Le Guide d'assistance 2007 indique

qu'il convient de tenir compte de la situation personnelle et familiale du

bénéficiaire. Le Guide 2008 est plus complet et mentionne que les personnes

adultes sans enfants résident dans un centre collectif en principe

spécifiquement dédié à cette population. Toutefois, ces directives

administratives ne contiennent aucune indication permettant de différencier

l'aide si le séjour se prolonge.

c) La doctrine a affirmé qu'il n'était

pas conforme à l'art. 12 Cst. d'imposer un logement sans espace privatif sur une

longue durée (Schertenleib, Wird das Grundrecht auf Nothilfe durch den

Sozialhilfestopp im Asylbereich verletzt? in Das Grundrecht auf Hilfe in

Notlagen, Carlo Tschudi éd., p. 67, spéc. p. 79 et 81; Amstutz, op. cit., in

Asyl 2/03 p. 30).

d) En l'espèce, les recourants qui

sont des jeunes hommes célibataires, sans problèmes médicaux attestés, ne font

pas partie des personnes vulnérables qui devraient être logées, a priori, dans

de meilleures conditions.

Contrairement à ce que soutient

l'autorité intimée, le fait que les recourants ne collaborent pas et qu'ils

empêchent même leurs renvois de Suisse n'est pas déterminant (ATF 131 I 166

précité et consid. 4 ci-dessus). S'ils vivent dans une situation de

détresse, une aide conforme à la dignité humaine doit leur être octroyée conformément

à l’art. 12 Cst.

Il est évident que le fait de séjourner

dans un lieu collectif et de dormir dans un dortoir ou à plusieurs dans une

chambre de 4 à 8 lits pendant plus de trois ans constitue une restriction

importante du droit au respect de la sphère privée et intime. Or, l'impossibilité

de jouir de moments d'intimité, d'échapper aux regards d'autres résidents ou à

celui des surveillants, de bénéficier d'un espace privatif est de nature à

porter atteinte à l'intégrité psychique et physique des recourants. Dans la

mesure où l’aide d’urgence est délivrée à des personnes qui sont susceptibles

d’y avoir recours pendant plus que quelques jours comme les requérants d’asile

dont le renvoi est exécutoire, il est indispensable pour qu’elle soit conforme

à la dignité humaine qu’un espace privatif soit aménagé afin que ses

bénéficiaires puissent s’isoler, ainsi que notamment se dévêtir en échappant au

regard d’autrui. L’atteinte à la dignité humaine n’est pas liée à la durée de

l’octroi de l’aide d’urgence, mais à l’intensité de l’atteinte. Ainsi,

l’hébergement collectif doit comprendre, même pour une très courte période, un

espace où son bénéficiaire puisse, pendant un certain laps de temps, être seul.

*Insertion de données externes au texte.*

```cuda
template <bool SPLIT>
__global__ void __launch_bounds__(kThreadsDec, 1)
decoder_bwd_fold_kernel(const float* __restrict__ feats, const float* __restrict__ mask32, const float* __restrict__ rays_d,
                        DecoderParams p, const float* __restrict__ grad_heads, float* __restrict__ grad_feats,
                        float* __restrict__ grad_rays_d, DecoderGrads gp, int N, int S, int num_tiles, long long level_stride,
                        const unsigned char* __restrict__ ray_valid, const unsigned* __restrict__ gmax_bits,
                        const float* __restrict__ heads_fwd, const unsigned char* __restrict__ sample_live)
{
    using namespace fold;
    extern __shared__ __align__(1024) unsigned char smem_raw[];
    unsigned char* smem = (unsigned char*)(((uintptr_t)smem_raw + 1023) & ~(uintptr_t)1023);
    unsigned char* base = smem + off_tiles;
    unsigned char *tA0 = base, *tLOb = base + kTile, *ta1 = base + 2 * kTile, *tg1 = base + 3 * kTile, *ta3 = base + 4 * kTile,
                  *tg3 = base + 5 * kTile, *ta4 = base + 6 * kTile, *tg4 = base + 7 * kTile, *tLOa = base + 8 * kTile;
    unsigned char* Tdz = tLOb;
    __shared__ uint64_t bar;
    __shared__ uint64_t bar_tail;
    __shared__ uint32_t tmem_slot;
    const int tid = threadIdx.x, warp = tid >> 5, lane = tid & 31;
    uint32_t tail_phase = 0, phase = 0;
    bool tail_pending = false;
    float gscale = 1.0f, ginv = 1.0f;
    if (kOpBf16 == 0 && gmax_bits != nullptr) {
        const int e = (int)((*gmax_bits >> 23) & 0xffu);
        if (e > 0 && e < 255) {
            int se = 253 - e;
            se = se < 1 ? 1 : (se > 253 ? 253 : se);
            gscale = __uint_as_float((uint32_t)se << 23);
            ginv = __uint_as_float((uint32_t)(254 - se) << 23);
        }
    }

    for (int i = tid; i < weights_end / 16; i += kThreadsDec) reinterpret_cast<uint4*>(smem)[i] = make_uint4(0u, 0u, 0u, 0u);
    float* s32 = reinterpret_cast<float*>(base);
    float* sh2 = s32 + 64 * 64;
    float* sW2 = sh2 + 8 * 64;
    float* sW3a = sW2 + 64 * 65;
    float* sWh = sW3a + 64 * 33;
    float* sb2 = sWh + 8 * 33;
    auto load_factors = [&]() {
        for (int i = tid; i < 64 * 64; i += kThreadsDec) sW2[(i >> 6) * 65 + (i & 63)] = w_at(p.W2, i >> 6, i & 63, 64, 64, p.flat);
        for (int i = tid; i < 64 * 32; i += kThreadsDec) sW3a[(i >> 5) * 33 + (i & 31)] = w_at(p.W3, i >> 5, i & 31, 64, 48, p.flat);
        for (int i = tid; i < 7 * 32; i += kThreadsDec) sWh[(i >> 5) * 33 + (i & 31)] = wh_at(p, i >> 5, i & 31);
        for (int i = tid; i < 64; i += kThreadsDec) sb2[i] = p.b2[i];
    };
    float* bias = reinterpret_cast<float*>(smem + off_bias);
    float* maskv = reinterpret_cast<float*>(smem + off_mask);
    load_factors();
// ... 21 lines not shown
            for (int k = 0; k < 32; ++k) v += sW3a[o * 33 + k] * sb2[32 + k];
        } else v = p.b4[i - 128];
        bias[i] = v;
    }
    for (int i = tid; i < 32; i += kThreadsDec) maskv[i] = mask32 ? mask32[i] : 1.0f;
    __syncthreads();
    stage_weight<SPLIT>(smem + oW1, smem + oW1, 0, p.W1, 64, 32, p.flat, tid, kThreadsDec);
    stage_weight<SPLIT>(smem + oW4, smem + oW4l, 0, p.W4, 64, 64, p.flat, tid, kThreadsDec);
    stage_weight<SPLIT>(smem + oW5, smem + oW5l, 0, p.W5, 3, 64, p.flat, tid, kThreadsDec);
    stage_weight<SPLIT>(smem + oW32, smem + oW32l, 0, s32, 64, 64, 0, tid, kThreadsDec);
    stage_weight<SPLIT>(smem + oWh2, smem + oWh2l, 0, sh2, 7, 64, 0, tid, kThreadsDec);
    for (int t = tid; t < 64 * 2; t += kThreadsDec) {
        const int r = t >> 1, c = t & 1;
        float hi[8], lo[8];
#pragma unroll
        for (int j = 0; j < 8; ++j) {
            const float w = w_at(p.W3, r, 32 + 8 * c + j, 64, 48, p.flat);
            hi[j] = w;
            lo[j] = w - op_round(w);
        }
        op_tile_store8(smem + oW3b, r, c, hi);
        if (SPLIT) op_tile_store8(smem + oW3b, r, 4 + c, lo);
    }
    if (warp == 0) umma::tmem_alloc<512>(&tmem_slot);
    if (tid == 0) { umma::mbar_init(&bar, 1); umma::mbar_init(&bar_tail, 1); umma::mbar_fence_init(); }
    umma::fence_async_smem();
    umma::tc_fence_before();
    __syncthreads();
    umma::tc_fence_after();

    const int row = 32 * (warp & 3) + lane, cg = warp >> 2;
    const uint32_t tmem = tmem_slot, lane_addr = (uint32_t)(32 * (warp & 3)) << 16;
    const uint32_t aA0 = umma::smem_u32(tA0), aa1 = umma::smem_u32(ta1), ag1 = umma::smem_u32(tg1), aa3 = umma::smem_u32(ta3),
                   ag3 = umma::smem_u32(tg3), aa4 = umma::smem_u32(ta4), ag4 = umma::smem_u32(tg4), aLOa = umma::smem_u32(tLOa),
                   aLOb = umma::smem_u32(tLOb), adz = aLOb;
    const uint32_t aW1 = umma::smem_u32(smem + oW1), aW32 = umma::smem_u32(smem + oW32), aW32l = umma::smem_u32(smem + oW32l),
                   aW3b = umma::smem_u32(smem + oW3b), aW4 = umma::smem_u32(smem + oW4), aW4l = umma::smem_u32(smem + oW4l),
                   aWh2 = umma::smem_u32(smem + oWh2), aWh2l = umma::smem_u32(smem + oWh2l), aW5 = umma::smem_u32(smem + oW5),
                   aW5l = umma::smem_u32(smem + oW5l);
    constexpr uint32_t idf64 = umma::idesc_f16(128, 64, 0, 0, kOpBf16, kOpBf16);
    constexpr uint32_t idg64 = umma::idesc_f16(128, 64, 0, 1, kOpBf16, kOpBf16), idg32 = umma::idesc_f16(128, 32, 0, 1, kOpBf16, kOpBf16),
                       idg16 = umma::idesc_f16(128, 16, 0, 1, kOpBf16, kOpBf16);
    constexpr uint32_t idw64 = umma::idesc_f16(64, 64, 1, 1, kOpBf16, kOpBf16), idw48 = umma::idesc_f16(64, 48, 1, 1, kOpBf16, kOpBf16),
                       idw16 = umma::idesc_f16(64, 16, 1, 1, kOpBf16, kOpBf16);
    auto dgrad = [&](int col, uint32_t dz_tile, int dz_k, uint32_t dzlo_tile, int dzlo_k, uint32_t w_hi, uint32_t w_lo, int nk,
                     uint32_t idesc, bool acc) {
        for (int k = 0; k < nk; ++k)
            umma::mma_bf16(tmem + col, umma::desc_kmajor(dz_tile, dz_k + k), umma::desc_mnmajor(w_hi, k), idesc, acc || k > 0);
        if (SPLIT) {
            for (int k = 0; k < nk; ++k)
                umma::mma_bf16(tmem + col, umma::desc_kmajor(dz_tile, dz_k + k), umma::desc_mnmajor(w_lo, k), idesc, 1);
            for (int k = 0; k < nk; ++k)
                umma::mma_bf16(tmem + col, umma::desc_kmajor(dzlo_tile, dzlo_k + k), umma::desc_mnmajor(w_hi, k), idesc, 1);
        }
    };
    auto wgrad = [&](int col, uint32_t a_tile, uint32_t b_tile_plus_off, uint32_t idesc, bool init) {
        for (int k = 0; k < 8; ++k)
            umma::mma_bf16(tmem + col, umma::desc_mnmajor(a_tile, k), umma::desc_mnmajor(b_tile_plus_off, k), idesc, (!init) || k > 0);
    };
    auto sync_operands = [&]() {
        umma::fence_async_smem();
        umma::tc_fence_before();
        __syncthreads();
        umma::tc_fence_after();
    };
    auto wait_mma = [&]() {
        umma::mbar_wait(&bar, phase);
        phase ^= 1u;
        umma::tc_fence_after();
    };
    float v[16];
    float acc_b4[16], acc_small[10];
#pragma unroll
    for (int j = 0; j < 16; ++j) acc_b4[j] = 0.0f;
#pragma unroll
    for (int j = 0; j < 10; ++j) acc_small[j] = 0.0f;
    auto gauss_epilogue = [&](int col, int boff, unsigned char* Ta, unsigned char* Tlo, unsigned char* Tg) {
        float g[16];
        umma::tmem_ld16(tmem + col + lane_addr + 16 * cg, v);
        umma::tc_wait_ld();
#pragma unroll
        for (int j = 0; j < 16; ++j) {
            const float z = v[j] + bias[boff + 16 * cg + j];
            const float a = gauss_act(z);
            v[j] = a;
            g[j] = -100.0f * z * a;
        }
#pragma unroll
        for (int q = 0; q < 2; ++q) {
            store8_act<SPLIT>(Ta, 2 * cg + q, Tlo, 2 * cg + q, row, v + 8 * q);
            umma::tile_store8_f16(Tg, row, 2 * cg + q, g + 8 * q);
        }
    };
    auto mul_inplace = [&](int col, unsigned char* Tg, unsigned char* Tlo) {
        umma::tmem_ld16(tmem + col + lane_addr + 16 * cg, v);
        umma::tc_wait_ld();
#pragma unroll
        for (int q = 0; q < 2; ++q) {
            const uint4 w4 = *reinterpret_cast<const uint4*>(Tg + umma::tile_chunk_off(row, 2 * cg + q));
            const uint32_t w[4] = {w4.x, w4.y, w4.z, w4.w};
            float o[8];
#pragma unroll
            for (int e = 0; e < 4; ++e) {
                const __half2 h2 = *reinterpret_cast<const __half2*>(&w[e]);
                o[2 * e] = v[8 * q + 2 * e] * __low2float(h2);
                o[2 * e + 1] = v[8 * q + 2 * e + 1] * __high2float(h2);
            }
            store8_act<SPLIT>(Tg, 2 * cg + q, Tlo, 2 * cg + q, row, o);
        }
    };
    const bool lead_warp = umma::warp_uniform() == 4;
    bool first = true;
    for (int tile = blockIdx.x; tile < num_tiles; tile += gridDim.x) {
        const int n = tile * kRows + row;
        const bool live = n < N && (ray_valid == nullptr || ray_valid[n / S] != 0) && (sample_live == nullptr || sample_live[n] != 0);
        if ((ray_valid != nullptr || sample_live != nullptr) && !__syncthreads_or(live)) continue;
        if (cg == 0 && live) {
            prefetch_l2(grad_heads + (size_t)n * 10);
            prefetch_l2(grad_heads + (size_t)n * 10 + 8);
            prefetch_l2(heads_fwd + (size_t)n * 10);
            prefetch_l2(heads_fwd + (size_t)n * 10 + 8);
        }
        {
            const long long nn = (long long)(tile + gridDim.x) * kRows + row;
            if (nn < N) {
                if (level_stride == 0) prefetch_l2(feats + (size_t)nn * 32 + 8 * cg);
                else {
#pragma unroll
                    for (int l = 0; l < 4; ++l) if ((row & 3) == 0) prefetch_l2(reinterpret_cast<const float2*>(feats) + nn + (size_t)(4 * cg + l) * level_stride);
                }
            }
        }
        f3 d = mk3(0.f, 0.f, 1.f);
        float dn = 1.0f;
        {
            float x[8];
#pragma unroll
            for (int j = 0; j < 8; ++j) x[j] = 0.0f;
            if (live) {
                if (level_stride == 0) {
#pragma unroll
                    for (int q = 0; q < 2; ++q) {
                        const float4 a = __ldg(reinterpret_cast<const float4*>(feats + (size_t)n * 32 + 8 * cg + 4 * q));
                        x[4 * q] = a.x; x[4 * q + 1] = a.y; x[4 * q + 2] = a.z; x[4 * q + 3] = a.w;
                    }
                } else {
                    const float2* f2 = reinterpret_cast<const float2*>(feats) + n;
#pragma unroll
                    for (int l = 0; l < 4; ++l) {
                        const float2 a = __ldg(f2 + (size_t)(4 * cg + l) * level_stride);
                        x[2 * l] = a.x; x[2 * l + 1] = a.y;
                    }
                }
                if (cg >= 2) d = ld3(rays_d + 3 * (size_t)(n / S));
#pragma unroll
                for (int j = 0; j < 8; ++j) x[j] *= maskv[8 * cg + j];
            }
            if (tail_pending) {
                umma::mbar_wait(&bar_tail, tail_phase);
                umma::tc_fence_after();
                tail_phase ^= 1u;
                tail_pending = false;
            }
            store8_act<SPLIT>(tA0, cg, tLOb, cg, row, x);
        }
        sync_operands();
        if (lead_warp && umma::elect_one()) {
            fwd_gemm<SPLIT>(tmem + cDa, aA0, 0, aLOb, 0, aW1, 0, aW1, 2, 2, idf64, false);
            umma::mma_commit(&bar);
        }
        if (cg >= 2) {
            float sh[16];
#pragma unroll
            for (int j = 0; j < 16; ++j) sh[j] = 0.0f;
            if (live) {
                dn = sqrtf(d.x * d.x + d.y * d.y + d.z * d.z);
                const float inv = 1.0f / (dn + 1e-8f);
                sh16(d.x * inv, d.y * inv, d.z * inv, sh);
            }
            store8_act<SPLIT>(tA0, 4 + (cg - 2), tA0, 6 + (cg - 2), row, sh + 8 * (cg - 2));
            if (!SPLIT) umma::tile_zero8(tA0, row, 6 + (cg - 2));
        }
        wait_mma();
        gauss_epilogue(cDa, oB1, ta1, tLOa, tg1);
        sync_operands();
        if (lead_warp && umma::elect_one()) {
            fwd_gemm<SPLIT>(tmem + cDb, aa1, 0, aLOa, 0, aW32, 0, aW32l, 0, 4, idf64, false);
            fwd_gemm<SPLIT>(tmem + cDb, aA0, 2, aA0, 3, aW3b, 0, aW3b, 2, 1, idf64, true);
            umma::mma_commit(&bar);
        }
        if (cg == 0) {
            float dzh[16], dzs[16], gh[10], hv[10];
            if (live) {
                const float2* gsrc = reinterpret_cast<const float2*>(grad_heads + (size_t)n * 10);
                const float2* hsrc = reinterpret_cast<const float2*>(heads_fwd + (size_t)n * 10);
#pragma unroll
                for (int j = 0; j < 5; ++j) {
                    const float2 t = __ldg(gsrc + j), h = __ldg(hsrc + j);
                    gh[2 * j] = t.x * gscale; gh[2 * j + 1] = t.y * gscale;
                    hv[2 * j] = h.x; hv[2 * j + 1] = h.y;
                }
            } else {
#pragma unroll
                for (int j = 0; j < 10; ++j) { gh[j] = 0.0f; hv[j] = 0.0f; }
            }
#pragma unroll
            for (int j = 0; j < 16; ++j) { dzh[j] = 0.0f; dzs[j] = 0.0f; }
            dzh[0] = gh[0] * (hv[0] > 20.0f ? 1.0f : -expm1f(-hv[0]));
#pragma unroll
            for (int j = 0; j < 3; ++j) {
                dzh[1 + j] = gh[4 + j] * hv[4 + j] * (1.0f - hv[4 + j]);
                dzh[4 + j] = gh[1 + j] * hv[1 + j] * (1.0f - hv[1 + j]);
                dzs[j] = gh[7 + j] * hv[7 + j] * (1.0f - hv[7 + j]);
            }
            store8_act<SPLIT>(Tdz, 0, Tdz, 4, row, dzh);
            store8_act<SPLIT>(Tdz, 1, Tdz, 5, row, dzh + 8);
            store8_act<SPLIT>(Tdz, 2, Tdz, 6, row, dzs);
            store8_act<SPLIT>(Tdz, 3, Tdz, 7, row, dzs + 8);
#pragma unroll
            for (int j = 0; j < 10; ++j) acc_small[j] += j < 7 ? dzh[j] : dzs[j - 7];
        }
        wait_mma();
        gauss_epilogue(cDb, oB32, ta3, tLOa, tg3);
        sync_operands();
        if (lead_warp && umma::elect_one()) {
            fwd_gemm<SPLIT>(tmem + cDa, aa3, 0, aLOa, 0, aW4, 0, aW4l, 0, 4, idf64, false);
            dgrad(cDb, adz, 1, adz, 3, aW5, aW5l, 1, idg64, false);
            umma::mma_commit(&bar);
            wgrad(gGhT, aa1, adz, idw16, first);
        }
        wait_mma();
        {
            float z4[16];
            umma::tmem_ld16(tmem + cDa + lane_addr + 16 * cg, z4);
            umma::tmem_ld16(tmem + cDb + lane_addr + 16 * cg, v);
            umma::tc_wait_ld();
#pragma unroll
            for (int j = 0; j < 16; ++j) {
                const float z = z4[j] + bias[oB4 + 16 * cg + j];
                const float a = gauss_act(z);
                z4[j] = a;
                v[j] *= -100.0f * z * a;
                acc_b4[j] += v[j];
            }
#pragma unroll
            for (int q = 0; q < 2; ++q) {
                umma::tile_store8_f16(ta4, row, 2 * cg + q, z4 + 8 * q);
                store8_act<SPLIT>(tg4, 2 * cg + q, tLOa, 2 * cg + q, row, v + 8 * q);
            }
        }
        sync_operands();
        if (lead_warp && umma::elect_one()) {
            dgrad(cDa, ag4, 0, aLOa, 0, aW4, aW4l, 4, idg64, false);
            umma::mma_commit(&bar);
            wgrad(gW4, ag4, aa3, idw64, first);
            wgrad(gW5T, aa4, adz + 32, idw16, first);
        }
        wait_mma();
        mul_inplace(cDa, tg3, tLOa);
        sync_operands();
        if (lead_warp && umma::elect_one()) {
            dgrad(cDb, ag3, 0, aLOa, 0, aW32, aW32l, 4, idg64, false);
            dgrad(cDb, adz, 0, adz, 2, aWh2, aWh2l, 1, idg64, true);
            dgrad(cSH, ag3, 0, aLOa, 0, aW3b, aW3b + 64, 4, idg16, false);
            umma::mma_commit(&bar);
            wgrad(gG, ag3, aa1, idw64, first);
            wgrad(gW3b, ag3, aA0 + 64, idw16, first);
        }
        wait_mma();
        mul_inplace(cDb, tg1, tLOa);
        sync_operands();
        if (lead_warp && umma::elect_one()) {
            dgrad(cDa, ag1, 0, aLOa, 0, aW1, aW1 + 64, 4, idg32, false);
            umma::mma_commit(&bar);
            wgrad(gW1, ag1, aA0, idw48, first);
            umma::mma_commit(&bar_tail);
        }
        if (grad_rays_d != nullptr && cg == 3) {
            float dsh[16];
            umma::tmem_ld16(tmem + cSH + lane_addr, dsh);
            umma::tc_wait_ld();
            float gx = 0.f, gy = 0.f, gz = 0.f;
            if (live) {
                const float inv = 1.0f / (dn + 1e-8f);
                const float x = d.x * inv, y = d.y * inv, z = d.z * inv;
                const float xx = x * x, yy = y * y, zz = z * z, xy = x * y, yz = y * z, xz = x * z;
                const float C1 = 0.4886025119029199f, C2a = 1.0925484305920792f, C2c = 0.31539156525252005f,
                            C2e = 0.5462742152960396f, C3a = 0.5900435899266435f, C3b = 2.890611442640554f,
                            C3c = 0.4570457994644658f, C3d = 0.3731763325901154f, C3e = 1.445305721320277f;
                float vx = 0.f, vy = 0.f, vz = 0.f;
                vy += dsh[1] * C1; vz += dsh[2] * C1; vx += dsh[3] * C1;
                vx += dsh[4] * C2a * y; vy += dsh[4] * C2a * x;
                vy += dsh[5] * -C2a * z; vz += dsh[5] * -C2a * y;
                vx += dsh[6] * C2c * -2.f * x; vy += dsh[6] * C2c * -2.f * y; vz += dsh[6] * C2c * 4.f * z;
                vx += dsh[7] * -C2a * z; vz += dsh[7] * -C2a * x;
                vx += dsh[8] * C2e * 2.f * x; vy += dsh[8] * C2e * -2.f * y;
                vx += dsh[9] * -C3a * 6.f * xy; vy += dsh[9] * -C3a * (3.f * xx - 3.f * yy);
                vx += dsh[10] * C3b * yz; vy += dsh[10] * C3b * xz; vz += dsh[10] * C3b * xy;
                vx += dsh[11] * -C3c * -2.f * xy; vy += dsh[11] * -C3c * (4.f * zz - xx - 3.f * yy); vz += dsh[11] * -C3c * 8.f * yz;
                vx += dsh[12] * C3d * -6.f * xz; vy += dsh[12] * C3d * -6.f * yz; vz += dsh[12] * C3d * (6.f * zz - 3.f * xx - 3.f * yy);
                vx += dsh[13] * -C3c * (4.f * zz - 3.f * xx - yy); vy += dsh[13] * -C3c * -2.f * xy; vz += dsh[13] * -C3c * 8.f * xz;
                vx += dsh[14] * C3e * 2.f * xz; vy += dsh[14] * C3e * -2.f * yz; vz += dsh[14] * C3e * (xx - yy);
                vx += dsh[15] * -C3a * (3.f * xx - 3.f * yy); vy += dsh[15] * -C3a * -6.f * xy;
                const float ddv = d.x * vx + d.y * vy + d.z * vz;
                const float k2 = dn > 0.f ? ddv * inv * inv / dn : 0.f;
                gx = (vx * inv - d.x * k2) * ginv; gy = (vy * inv - d.y * k2) * ginv; gz = (vz * inv - d.z * k2) * ginv;
// ... 301 lines not shown
```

Cet espace privatif indispensable pour que ne soit pas bafouée la dignité

humaine ne consiste pas nécessairement dans la mise à disposition d’une chambre

individuelle. Le fait de partager une chambre, même pendant plusieurs années,

ne constitue pas en soi une atteinte à l’essence même du droit au respect de la

sphère intime et privée de l’intéressé ou à la dignité humaine, si celui-ci

peut s’isoler et jouir d’une autre manière de moments d’intimité.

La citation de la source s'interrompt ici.